Joseph Brevard

Joseph Brevard ( born July 19, 1766 Iredell, Iredell County, North Carolina, † October 11, 1821 in Camden, South Carolina ) was an American politician. Between 1819 and 1821 he represented the state of South Carolina in the U.S. House of Representatives.

Career

Joseph Brevard took despite his youth as a soldier of the Continental Army at the final stages of the War of Independence in part. In 1782 he became a lieutenant in a unit from North Carolina. After the war he moved to Camden in South Carolina. He was 1789-1791 as Sheriff Police Department head. After a subsequent study of law and its made ​​in 1792 admitted to the bar he began in Camden to work in his new profession. Between 1793 and 1815 he was involved in, among other things, the compilation of the laws of the State of South Carolina. Between 1796 and 1799 he was a member of the House of Representatives of South Carolina. From 1801 to 1815 he served as a judge on his state Supreme Court. From this post he resigned in December 1815. He then worked again as a private attorney.
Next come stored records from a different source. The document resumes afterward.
template <int NIN, int NA, bool DISC>
struct MlpPair {
  using L = Layout<NIN, NA, DISC>;
  static constexpr int NOUT = L::NOUT;
  static constexpr int NX = round4(NIN);
  static_assert(NX <= 32, "pair kernel: policy input wider than 32");
  static constexpr bool kBiasCol = NIN < NX;
  static constexpr bool kW1Lds = NIN > 8;
  static constexpr bool kPre = !DISC;
  static constexpr float kWS = kPre ? kTanhScale : 1.f;
  static constexpr int kW1Chunks = kW1Lds ? NX / 4 : 0;
  static constexpr int kTileF4 = (2 * kW1Chunks + 8) * kWave;
  f2 w1a[kW1Lds ? 1 : NX / 2], w1b[kW1Lds ? 1 : NX / 2];
  float b1a, b1b;
  const float4* tile;
  f2 w2[64];
  float b2a, b2b, b3;
  float a0, c0, a1a, c1a, a1b, c1b, a2a, c2a, a2b, c2b;

  __host__ __device__ static constexpr int head_unit(int rho, int k, int e) {
    return 32 * rho + 8 * (k >> 2) + 4 * e + (k & 3);
  }

  template <class Src>
  __device__ __forceinline__ void load(Src& src, int t, int tid, const float* bn_mean, const float* bn_var,
                                       float4* wave_tile) {
    const int rho = t >> 4, o = t & 15;
    const int ua = 2 * t, ub = 2 * t + 1;
    float4* my = wave_tile + tid;
    tile = my;
    auto w1v = [&](int u, int k) {
      return kWS * (k < NIN ? src.get(L::L1W + (int64_t)u * NIN + k) : (k == NIN ? src.get(L::L1B + u) : 0.f));
    };
    if constexpr (kPk) {
#pragma unroll
      for (int j = 0; j < 2 * kW1Chunks; ++j) {
        const float e0 = w1v(ua, 2 * j), f0 = w1v(ub, 2 * j), e1 = w1v(ua, 2 * j + 1), f1 = w1v(ub, 2 * j + 1);
        my[j * kWave] = float4{e0, f0, e1, f1};
      }
    } else if constexpr (kW1Lds) {
#pragma unroll
      for (int m = 0; m < kW1Chunks; ++m) {
        const float e0 = w1v(ua, 4 * m), e1 = w1v(ua, 4 * m + 1), e2 = w1v(ua, 4 * m + 2), e3 = w1v(ua, 4 * m + 3);
        my[m * kWave] = float4{e0, e1, e2, e3};
        const float f0 = w1v(ub, 4 * m), f1 = w1v(ub, 4 * m + 1), f2_ = w1v(ub, 4 * m + 2), f3 = w1v(ub, 4 * m + 3);
        my[(kW1Chunks + m) * kWave] = float4{f0, f1, f2_, f3};
      }
    } else {
#pragma unroll
      for (int p = 0; p < NX / 2; ++p) {
        const float e0 = w1v(ua, 2 * p), e1 = w1v(ua, 2 * p + 1);
        w1a[p] = f2{e0, e1};
        const float f0 = w1v(ub, 2 * p), f1 = w1v(ub, 2 * p + 1);
        w1b[p] = f2{f0, f1};
      }
    }
    b1a = kBiasCol ? 0.f : kWS * src.get(L::L1B + ua);
    b1b = kBiasCol ? 0.f : kWS * src.get(L::L1B + ub);
    __builtin_amdgcn_sched_barrier(0);
    const int q4 = t >> 2, c4 = t & 3;
#pragma unroll
    for (int p = 0; p < 4; ++p) {
      const int row0 = 8 * q4 + (c4 ^ p), row1 = row0 + 4;
#pragma unroll
      for (int k = 0; k < 16; ++k) {
        const float e0 = src.get(L::L2W + (int64_t)row0 * kHidden + 16 * c4 + k);
        const float e1 = src.get(L::L2W + (int64_t)row1 * kHidden + 16 * c4 + k);
        w2[p * 16 + k] = f2{kWS * e0, kWS * e1};
      }
#pragma unroll
      for (int k = 0; k < 16; ++k) asm volatile("" : "+v"(w2[p * 16 + k]));
      asm volatile("" : "+v"(src.n2));
      __builtin_amdgcn_sched_barrier(0);
    }
    const int u2a = 8 * q4 + c4, u2b = 8 * q4 + 4 + c4;
    b2a = kWS * src.get(L::L2B + u2a);
    b2b = kWS * src.get(L::L2B + u2b);
    {
      const bool has_o = o < NOUT;
      const int oc = has_o ? o : 0;
#pragma unroll
      for (int m = 0; m < 8; ++m) {
        float e[4];
#pragma unroll
        for (int i = 0; i < 4; ++i) {
          const int w = 4 * m + i;
          e[i] = src.get_if(L::L3W + (int64_t)oc * kHidden + head_unit(rho, w & 15, w >> 4), has_o);
        }
        my[(2 * kW1Chunks + m) * kWave] =
            has_o ? float4{kWS * e[0], kWS * e[1], kWS * e[2], kWS * e[3]} : float4{0.f, 0.f, 0.f, 0.f};
      }
      const float b3v = src.get_if(L::L3B + oc, has_o && rho == 0);
      b3 = has_o ? kWS * b3v : 0.f;
    }
    wave_lds_sync();
    a0 = c0 = a1a = c1a = a1b = c1b = a2a = c2a = a2b = c2b = 0.f;
    if constexpr (DISC) {
      const float* bm = bn_mean ? bn_mean : src.base;
      const float* bv = bn_var ? bn_var : src.base;
      auto stat = [&](int k, float& rm, float& rv) {
        const float m = bm[k], v = bv[k];
        rm = bn_mean ? m : 0.f;
        rv = bn_var ? v : 1.f;
      };
      {
        const bool in = t < NIN;
        const int tc = in ? t : 0;
        const float w = src.get_if(L::BN0W + tc, in), b = src.get_if(L::BN0B + tc, in);
        float rm, rv, a, c;
        stat(tc, rm, rv);
        bn_fold(w, b, rm, rv, a, c);
        a0 = in ? a : 0.f;
        c0 = in ? c : 0.f;
      }
      auto fold = [&](int64_t wofs, int64_t bofs, int st, int u, float& av, float& cv) {
        const float w = src.get(wofs + u), b = src.get(bofs + u);
        float rm, rv;
        stat(st + u, rm, rv);
        bn_fold(w, b, rm, rv, av, cv);
      };
      fold(L::BN1W, L::BN1B, NIN, ua, a1a, c1a);
      fold(L::BN1W, L::BN1B, NIN, ub, a1b, c1b);
      fold(L::BN2W, L::BN2B, NIN + kHidden, u2a, a2a, c2a);
      fold(L::BN2W, L::BN2B, NIN + kHidden, u2b, a2b, c2b);
    }
  }

  __device__ __forceinline__ float input_transform(float x) const {
    if constexpr (DISC) {
      return fmaf(x, a0, c0);
    } else {
      return x;
    }
  }

  __device__ __forceinline__ float act1(float z, float av, float cv) const {
    if constexpr (DISC) {
      return fmaf(fmaxf(z, 0.f), av, cv);
    } else {
      return tanh_act<kPre>(z);
    }
  }

  static constexpr bool kTail = kW1Lds && kBiasCol && NX - NIN == 3;
  static constexpr int NQ = kTail ? NX / 4 - 1 : NX / 4;
  static constexpr bool kPk = kW1Lds && kBiasCol;
  static constexpr int kPkPairs = (NIN + 2) / 2;
  struct L1Rows {
    float4 wa[kW1Lds && !kPk ? NQ : 1], wb[kW1Lds && !kPk ? NQ : 1], m[NQ];
    float2 ta, tb;
    float tm;
    float4 wp[kPk ? kPkPairs : 1];
  };
  __device__ __forceinline__ void l1_prefetch(L1Rows& r, const float* mrow) const {
    const float4* m4 = reinterpret_cast<const float4*>(mrow);
#pragma unroll
    for (int q = 0; q < NQ; ++q) {
      if constexpr (kW1Lds && !kPk) {
        r.wa[q] = tile[q * kWave];
        r.wb[q] = tile[(kW1Chunks + q) * kWave];
      }
// ... 43 lines not shown
    const f2 am = am0 + am1;
    return am.x + am.y;
  }
  __device__ __forceinline__ f2 layer1_q(const SIn& xin, const L1Rows& rows) const {
    const float xt = xin.t;
    auto xq = [&](int q) { return xin.v[q]; };
    f2 aa0 = {b1a, 0.f}, aa1 = {0.f, 0.f}, ab0 = {b1b, 0.f}, ab1 = {0.f, 0.f};
    if constexpr (kPk) {
      constexpr int NC = 2;
      f2 acc[NC];
#pragma unroll
      for (int q = 0; q < NC; ++q) acc[q] = f2{0.f, 0.f};
#pragma unroll
      for (int q = 0; q < NQ; ++q) {
        const float4 xv = xq(q);
#pragma unroll
        for (int i = 0; i < 4; ++i) {
          const int k = 4 * q + i;
          if (k < NIN) {
            const float4 w = rows.wp[k >> 1];
            const f2 xp = (i < 2) ? f2{xv.x, xv.y} : f2{xv.z, xv.w};
            if (kPre && k == NIN % NC) {
              const float4 wb = rows.wp[NIN >> 1];
              const f2 bias = (NIN & 1) ? f2{wb.z, wb.w} : f2{wb.x, wb.y};
              acc[k % NC] = (k & 1) ? pk_fma_bhi(f2{w.z, w.w}, xp, bias) : pk_fma_blo(f2{w.x, w.y}, xp, bias);
            } else if (k < NC)
              acc[k % NC] = (k & 1) ? pk_mul_bhi(f2{w.z, w.w}, xp) : pk_mul_blo(f2{w.x, w.y}, xp);
            else
              acc[k % NC] = (k & 1) ? pk_fma_bhi(f2{w.z, w.w}, xp, acc[k % NC]) : pk_fma_blo(f2{w.x, w.y}, xp, acc[k % NC]);
          }
        }
      }
      if constexpr (kTail) {
        const float4 w = rows.wp[(NIN - 1) >> 1];
        acc[(NIN - 1) % NC] = pk_fma(((NIN - 1) & 1) ? f2{w.z, w.w} : f2{w.x, w.y}, f2{xt, xt}, acc[(NIN - 1) % NC]);
      }
      if constexpr (!kPre || NIN % NC >= NIN) {
        const float4 w = rows.wp[NIN >> 1];
        acc[NIN % NC] = acc[NIN % NC] + ((NIN & 1) ? f2{w.z, w.w} : f2{w.x, w.y});
      }
      const f2 h = acc[0] + acc[1];
      if constexpr (DISC) {
        return f2{act1(h.x, a1a, c1a), act1(h.y, a1b, c1b)};
      } else {
        return tanh2_act<kPre>(h);
      }
    }
#pragma unroll
    for (int q = 0; q < NQ; ++q) {
      const float4 xv = xq(q);
      float4 wa, wb;
      if constexpr (kW1Lds) {
        wa = rows.wa[q];
        wb = rows.wb[q];
      } else {
        wa = float4{w1a[2 * q].x, w1a[2 * q].y, w1a[2 * q + 1].x, w1a[2 * q + 1].y};
        wb = float4{w1b[2 * q].x, w1b[2 * q].y, w1b[2 * q + 1].x, w1b[2 * q + 1].y};
      }
      aa0 = pk_fma(f2{wa.x, wa.y}, f2{xv.x, xv.y}, aa0);
      ab0 = pk_fma(f2{wb.x, wb.y}, f2{xv.x, xv.y}, ab0);
      aa1 = pk_fma(f2{wa.z, wa.w}, f2{xv.z, xv.w}, aa1);
      ab1 = pk_fma(f2{wb.z, wb.w}, f2{xv.z, xv.w}, ab1);
    }
    if constexpr (kTail) {
      aa1 = pk_fma(f2{rows.ta.x, rows.ta.y}, f2{xt, 1.f}, aa1);
      ab1 = pk_fma(f2{rows.tb.x, rows.tb.y}, f2{xt, 1.f}, ab1);
    }
    const f2 ha = aa0 + aa1, hb = ab0 + ab1;
    if constexpr (DISC) {
      return f2{act1(ha.x + ha.y, a1a, c1a), act1(hb.x + hb.y, a1b, c1b)};
    } else {
      return tanh2_act<kPre>(f2{ha.x + ha.y, hb.x + hb.y});
    }
  }

  template <class Mark>
  __device__ __forceinline__ float layers23(f2 h1, float* h1s, int t, Mark&& mark) const {
    const int c4 = t & 3;
    float x[16];
    reinterpret_cast<f2*>(h1s)[t] = h1;
    __builtin_amdgcn_s_setprio(0);
    wave_lds_sync();
    lds_bcast<16>(h1s + 16 * c4, x);
    float w3[32];
#pragma unroll
    for (int m = 0; m < 8; ++m) {
      const float4 w = tile[(2 * kW1Chunks + m) * kWave];
      w3[4 * m] = w.x;
      w3[4 * m + 1] = w.y;
      w3[4 * m + 2] = w.z;
      w3[4 * m + 3] = w.w;
    }
    f2 acc[4];
#pragma unroll
    for (int p = 0; p < 4; ++p)
      acc[p] = pk_fma(w2[p * 16], f2{x[0], x[0]}, (kPre && p == 0) ? f2{b2a, b2b} : f2{0.f, 0.f});
    {
      f2 xp[8];
#pragma unroll
      for (int j = 0; j < 8; ++j) xp[j] = f2{x[2 * j], x[2 * j + 1]};
#define FDR_L2_HI "op_sel:[0,1,0] op_sel_hi:[1,1,1]"
#define FDR_L2_LO "op_sel_hi:[1,0,1]"
      asm(
          "v_pk_fma_f32 %0, %4, %64, %0 " FDR_L2_HI "\n"
          "v_pk_fma_f32 %1, %5, %64, %1 " FDR_L2_HI "\n"
          "v_pk_fma_f32 %2, %6, %64, %2 " FDR_L2_HI "\n"
          "v_pk_fma_f32 %3, %7, %64, %3 " FDR_L2_HI "\n"
          "v_pk_fma_f32 %0, %8, %65, %0 " FDR_L2_LO "\n"
          "v_pk_fma_f32 %1, %9, %65, %1 " FDR_L2_LO "\n"
          "v_pk_fma_f32 %2, %10, %65, %2 " FDR_L2_LO "\n"
          "v_pk_fma_f32 %3, %11, %65, %3 " FDR_L2_LO "\n"
          "v_pk_fma_f32 %0, %12, %65, %0 " FDR_L2_HI "\n"
          "v_pk_fma_f32 %1, %13, %65, %1 " FDR_L2_HI "\n"
          "v_pk_fma_f32 %2, %14, %65, %2 " FDR_L2_HI "\n"
          "v_pk_fma_f32 %3, %15, %65, %3 " FDR_L2_HI "\n"
          "v_pk_fma_f32 %0, %16, %66, %0 " FDR_L2_LO "\n"
          "v_pk_fma_f32 %1, %17, %66, %1 " FDR_L2_LO "\n"
          "v_pk_fma_f32 %2, %18, %66, %2 " FDR_L2_LO "\n"
          "v_pk_fma_f32 %3, %19, %66, %3 " FDR_L2_LO "\n"
          "v_pk_fma_f32 %0, %20, %66, %0 " FDR_L2_HI "\n"
          "v_pk_fma_f32 %1, %21, %66, %1 " FDR_L2_HI "\n"
          "v_pk_fma_f32 %2, %22, %66, %2 " FDR_L2_HI "\n"
          "v_pk_fma_f32 %3, %23, %66, %3 " FDR_L2_HI "\n"
          "v_pk_fma_f32 %0, %24, %67, %0 " FDR_L2_LO "\n"
          "v_pk_fma_f32 %1, %25, %67, %1 " FDR_L2_LO "\n"
          "v_pk_fma_f32 %2, %26, %67, %2 " FDR_L2_LO "\n"
          "v_pk_fma_f32 %3, %27, %67, %3 " FDR_L2_LO "\n"
          "v_pk_fma_f32 %0, %28, %67, %0 " FDR_L2_HI "\n"
          "v_pk_fma_f32 %1, %29, %67, %1 " FDR_L2_HI "\n"
          "v_pk_fma_f32 %2, %30, %67, %2 " FDR_L2_HI "\n"
          "v_pk_fma_f32 %3, %31, %67, %3 " FDR_L2_HI "\n"
          "v_pk_fma_f32 %0, %32, %68, %0 " FDR_L2_LO "\n"
          "v_pk_fma_f32 %1, %33, %68, %1 " FDR_L2_LO "\n"
          "v_pk_fma_f32 %2, %34, %68, %2 " FDR_L2_LO "\n"
          "v_pk_fma_f32 %3, %35, %68, %3 " FDR_L2_LO "\n"
          "v_pk_fma_f32 %0, %36, %68, %0 " FDR_L2_HI "\n"
          "v_pk_fma_f32 %1, %37, %68, %1 " FDR_L2_HI "\n"
          "v_pk_fma_f32 %2, %38, %68, %2 " FDR_L2_HI "\n"
          "v_pk_fma_f32 %3, %39, %68, %3 " FDR_L2_HI "\n"
          "v_pk_fma_f32 %0, %40, %69, %0 " FDR_L2_LO "\n"
          "v_pk_fma_f32 %1, %41, %69, %1 " FDR_L2_LO "\n"
          "v_pk_fma_f32 %2, %42, %69, %2 " FDR_L2_LO "\n"
          "v_pk_fma_f32 %3, %43, %69, %3 " FDR_L2_LO "\n"
          "v_pk_fma_f32 %0, %44, %69, %0 " FDR_L2_HI "\n"
          "v_pk_fma_f32 %1, %45, %69, %1 " FDR_L2_HI "\n"
          "v_pk_fma_f32 %2, %46, %69, %2 " FDR_L2_HI "\n"
          "v_pk_fma_f32 %3, %47, %69, %3 " FDR_L2_HI "\n"
          "v_pk_fma_f32 %0, %48, %70, %0 " FDR_L2_LO "\n"
          "v_pk_fma_f32 %1, %49, %70, %1 " FDR_L2_LO "\n"
          "v_pk_fma_f32 %2, %50, %70, %2 " FDR_L2_LO "\n"
          "v_pk_fma_f32 %3, %51, %70, %3 " FDR_L2_LO "\n"
          "v_pk_fma_f32 %0, %52, %70, %0 " FDR_L2_HI "\n"
          "v_pk_fma_f32 %1, %53, %70, %1 " FDR_L2_HI "\n"
          "v_pk_fma_f32 %2, %54, %70, %2 " FDR_L2_HI "\n"
          "v_pk_fma_f32 %3, %55, %70, %3 " FDR_L2_HI "\n"
          "v_pk_fma_f32 %0, %56, %71, %0 " FDR_L2_LO "\n"
          "v_pk_fma_f32 %1, %57, %71, %1 " FDR_L2_LO "\n"
          "v_pk_fma_f32 %2, %58, %71, %2 " FDR_L2_LO "\n"
          "v_pk_fma_f32 %3, %59, %71, %3 " FDR_L2_LO "\n"
          "v_pk_fma_f32 %3, %63, %71, %3 " FDR_L2_HI "\n"
          "v_pk_fma_f32 %2, %62, %71, %2 " FDR_L2_HI "\n"
          "v_pk_fma_f32 %0, %60, %71, %0 " FDR_L2_HI "\n"
          "v_pk_fma_f32 %1, %61, %71, %1 " FDR_L2_HI "\n"
          : "+v"(acc[0]), "+v"(acc[1]), "+v"(acc[2]), "+v"(acc[3])
          : "v"(w2[1]), "v"(w2[17]), "v"(w2[33]), "v"(w2[49]),
            "v"(w2[2]), "v"(w2[18]), "v"(w2[34]), "v"(w2[50]),
            "v"(w2[3]), "v"(w2[19]), "v"(w2[35]), "v"(w2[51]),
            "v"(w2[4]), "v"(w2[20]), "v"(w2[36]), "v"(w2[52]),
            "v"(w2[5]), "v"(w2[21]), "v"(w2[37]), "v"(w2[53]),
            "v"(w2[6]), "v"(w2[22]), "v"(w2[38]), "v"(w2[54]),
            "v"(w2[7]), "v"(w2[23]), "v"(w2[39]), "v"(w2[55]),
            "v"(w2[8]), "v"(w2[24]), "v"(w2[40]), "v"(w2[56]),
            "v"(w2[9]), "v"(w2[25]), "v"(w2[41]), "v"(w2[57]),
            "v"(w2[10]), "v"(w2[26]), "v"(w2[42]), "v"(w2[58]),
            "v"(w2[11]), "v"(w2[27]), "v"(w2[43]), "v"(w2[59]),
            "v"(w2[12]), "v"(w2[28]), "v"(w2[44]), "v"(w2[60]),
            "v"(w2[13]), "v"(w2[29]), "v"(w2[45]), "v"(w2[61]),
            "v"(w2[14]), "v"(w2[30]), "v"(w2[46]), "v"(w2[62]),
            "v"(w2[15]), "v"(w2[31]), "v"(w2[47]), "v"(w2[63]),
            "v"(xp[0]), "v"(xp[1]), "v"(xp[2]), "v"(xp[3]), "v"(xp[4]), "v"(xp[5]), "v"(xp[6]), "v"(xp[7]));
#undef FDR_L2_LO
#undef FDR_L2_HI
    }
    f2 zs;
    __builtin_amdgcn_s_setprio(1);
    {
      float o0, o1, o2, o3;
      asm volatile(
          "v_add_f32_dpp %2, %10, %6 quad_perm:[2,3,0,1] row_mask:0xf bank_mask:0xf bound_ctrl:1\n\t"
          "v_add_f32_dpp %3, %11, %7 quad_perm:[2,3,0,1] row_mask:0xf bank_mask:0xf bound_ctrl:1\n\t"
          "v_add_f32_dpp %0, %8, %4 quad_perm:[2,3,0,1] row_mask:0xf bank_mask:0xf bound_ctrl:1\n\t"
          "v_add_f32_dpp %1, %9, %5 quad_perm:[2,3,0,1] row_mask:0xf bank_mask:0xf bound_ctrl:1\n\t"
          "v_add_f32_dpp %0, %2, %0 quad_perm:[1,0,3,2] row_mask:0xf bank_mask:0xf bound_ctrl:1\n\t"
          "v_add_f32_dpp %1, %3, %1 quad_perm:[1,0,3,2] row_mask:0xf bank_mask:0xf bound_ctrl:1\n\t"
          : "=&v"(o0), "=&v"(o1), "=&v"(o2), "=&v"(o3)
          : "v"(acc[0].x), "v"(acc[0].y), "v"(acc[1].x), "v"(acc[1].y), "v"(acc[2].x), "v"(acc[2].y), "v"(acc[3].x),
            "v"(acc[3].y));
      zs = f2{o0, o1};
    }
    const float za = kPre ? zs.x : zs.x + b2a;
    const float zb = kPre ? zs.y : zs.y + b2b;
    mark(1, za);
    float h2a, h2b;
    if constexpr (DISC) {
      h2a = fmaf(fmaxf(za, 0.f), a2a, c2a);
      h2b = fmaf(fmaxf(zb, 0.f), a2b, c2b);
    } else {
      const f2 h2 = tanh2_act<kPre>(f2{za, zb});
      h2a = h2.x;
      h2b = h2.y;
    }
    float u;
    dpp_dot_32x1(u, h2a, h2b, w3);
    float v = u;
    permlane16_swap(u, v);
    const float out = (u + v) + b3;
    mark(2, out);
    return out;
  }

  template <bool kAll = false, bool kFast = false>
  __device__ __forceinline__ float softmax(float logit, int t) const {
    const bool valid = (t & 15) < NOUT;
    const float v = valid ? logit : -FLT_MAX;
    const float mx = row16_max_n<NOUT>(v);
    if constexpr (kFast) {
      const float e = valid ? __builtin_amdgcn_exp2f((v - mx) * 1.44269504088896341f) : 0.f;
      return e * __builtin_amdgcn_rcpf(row16_sum_n<NOUT>(e));
    } else {
      const float e = valid ? expf(v - mx) : 0.f;
      return e / row16_sum_n<NOUT>(e);
    }
  }
};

Brevard was a member of the Democratic- Republican Party. In the congressional elections of 1818 he was in the ninth constituency of South Carolina in the U.S. House of Representatives in Washington DC chosen, where he became the successor of Stephen Decatur Miller on March 4, 1819. Since he resigned in 1820 to run again, Brevard was able to complete only one term in Congress until March 3, 1821. In 1821 he applied unsuccessfully for a congressional election. He died in October of the same year and was buried in Camden.